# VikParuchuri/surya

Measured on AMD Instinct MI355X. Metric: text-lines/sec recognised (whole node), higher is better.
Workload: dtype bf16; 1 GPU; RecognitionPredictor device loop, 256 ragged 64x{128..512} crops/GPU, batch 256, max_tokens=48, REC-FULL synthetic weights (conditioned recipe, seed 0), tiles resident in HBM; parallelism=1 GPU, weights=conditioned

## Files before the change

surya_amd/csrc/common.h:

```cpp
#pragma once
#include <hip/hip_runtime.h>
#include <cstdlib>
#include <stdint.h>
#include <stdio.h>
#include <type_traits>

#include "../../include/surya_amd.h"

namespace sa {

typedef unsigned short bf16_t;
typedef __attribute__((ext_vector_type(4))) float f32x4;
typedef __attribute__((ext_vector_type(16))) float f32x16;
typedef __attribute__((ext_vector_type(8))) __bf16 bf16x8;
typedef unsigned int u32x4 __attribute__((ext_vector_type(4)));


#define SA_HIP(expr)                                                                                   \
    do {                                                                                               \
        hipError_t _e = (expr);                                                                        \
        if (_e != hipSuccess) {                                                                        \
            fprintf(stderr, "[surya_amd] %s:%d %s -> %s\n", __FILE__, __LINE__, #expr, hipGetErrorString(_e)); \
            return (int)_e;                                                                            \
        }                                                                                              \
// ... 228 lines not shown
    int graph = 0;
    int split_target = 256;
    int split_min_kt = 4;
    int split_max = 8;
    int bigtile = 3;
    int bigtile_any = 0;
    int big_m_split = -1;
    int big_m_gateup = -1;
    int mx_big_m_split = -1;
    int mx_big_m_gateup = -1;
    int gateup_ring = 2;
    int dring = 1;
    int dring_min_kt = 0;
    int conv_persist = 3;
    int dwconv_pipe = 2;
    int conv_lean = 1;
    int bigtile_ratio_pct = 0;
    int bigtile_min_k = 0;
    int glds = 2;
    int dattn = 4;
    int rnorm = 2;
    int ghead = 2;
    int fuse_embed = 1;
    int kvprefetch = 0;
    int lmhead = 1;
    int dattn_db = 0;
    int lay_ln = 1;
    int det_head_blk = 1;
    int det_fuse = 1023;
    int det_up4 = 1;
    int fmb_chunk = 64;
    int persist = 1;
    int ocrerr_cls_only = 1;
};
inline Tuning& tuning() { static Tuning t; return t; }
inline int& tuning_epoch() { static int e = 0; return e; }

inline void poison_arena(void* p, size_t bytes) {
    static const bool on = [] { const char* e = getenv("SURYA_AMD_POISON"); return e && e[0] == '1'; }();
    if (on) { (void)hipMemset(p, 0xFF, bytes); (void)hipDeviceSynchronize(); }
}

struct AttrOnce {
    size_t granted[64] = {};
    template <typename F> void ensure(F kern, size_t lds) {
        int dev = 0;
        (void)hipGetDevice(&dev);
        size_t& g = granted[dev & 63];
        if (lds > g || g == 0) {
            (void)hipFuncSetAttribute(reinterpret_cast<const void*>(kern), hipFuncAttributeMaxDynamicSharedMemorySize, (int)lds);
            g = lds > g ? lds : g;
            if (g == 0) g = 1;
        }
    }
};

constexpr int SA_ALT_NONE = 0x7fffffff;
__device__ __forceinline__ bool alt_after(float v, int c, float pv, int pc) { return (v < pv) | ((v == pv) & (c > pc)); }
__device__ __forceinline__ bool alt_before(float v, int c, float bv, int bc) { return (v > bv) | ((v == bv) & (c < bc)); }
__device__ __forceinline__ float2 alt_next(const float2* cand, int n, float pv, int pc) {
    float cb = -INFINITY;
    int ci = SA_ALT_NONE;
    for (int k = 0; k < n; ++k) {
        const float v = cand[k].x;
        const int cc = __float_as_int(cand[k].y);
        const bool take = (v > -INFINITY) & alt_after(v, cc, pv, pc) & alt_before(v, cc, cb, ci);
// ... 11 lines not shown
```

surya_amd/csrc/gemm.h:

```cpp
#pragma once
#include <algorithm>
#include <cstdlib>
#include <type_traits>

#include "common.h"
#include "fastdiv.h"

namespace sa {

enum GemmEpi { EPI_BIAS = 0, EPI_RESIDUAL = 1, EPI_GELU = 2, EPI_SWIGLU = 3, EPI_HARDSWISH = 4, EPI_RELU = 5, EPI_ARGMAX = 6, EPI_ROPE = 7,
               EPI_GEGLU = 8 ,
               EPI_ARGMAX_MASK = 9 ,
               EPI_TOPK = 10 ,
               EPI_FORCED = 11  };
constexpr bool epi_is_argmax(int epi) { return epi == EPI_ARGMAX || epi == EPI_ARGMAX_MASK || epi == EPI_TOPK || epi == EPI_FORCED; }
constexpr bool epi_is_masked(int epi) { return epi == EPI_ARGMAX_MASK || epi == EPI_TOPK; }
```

•••

* **Exercise directions**
Search the listing above for the string "static" and return each line it appears on.

* **Expected answer**
inline Tuning& tuning() { static Tuning t; return t; }
inline int& tuning_epoch() { static int e = 0; return e; }
    static const bool on = [] { const char* e = getenv("SURYA_AMD_POISON"); return e && e[0] == '1'; }();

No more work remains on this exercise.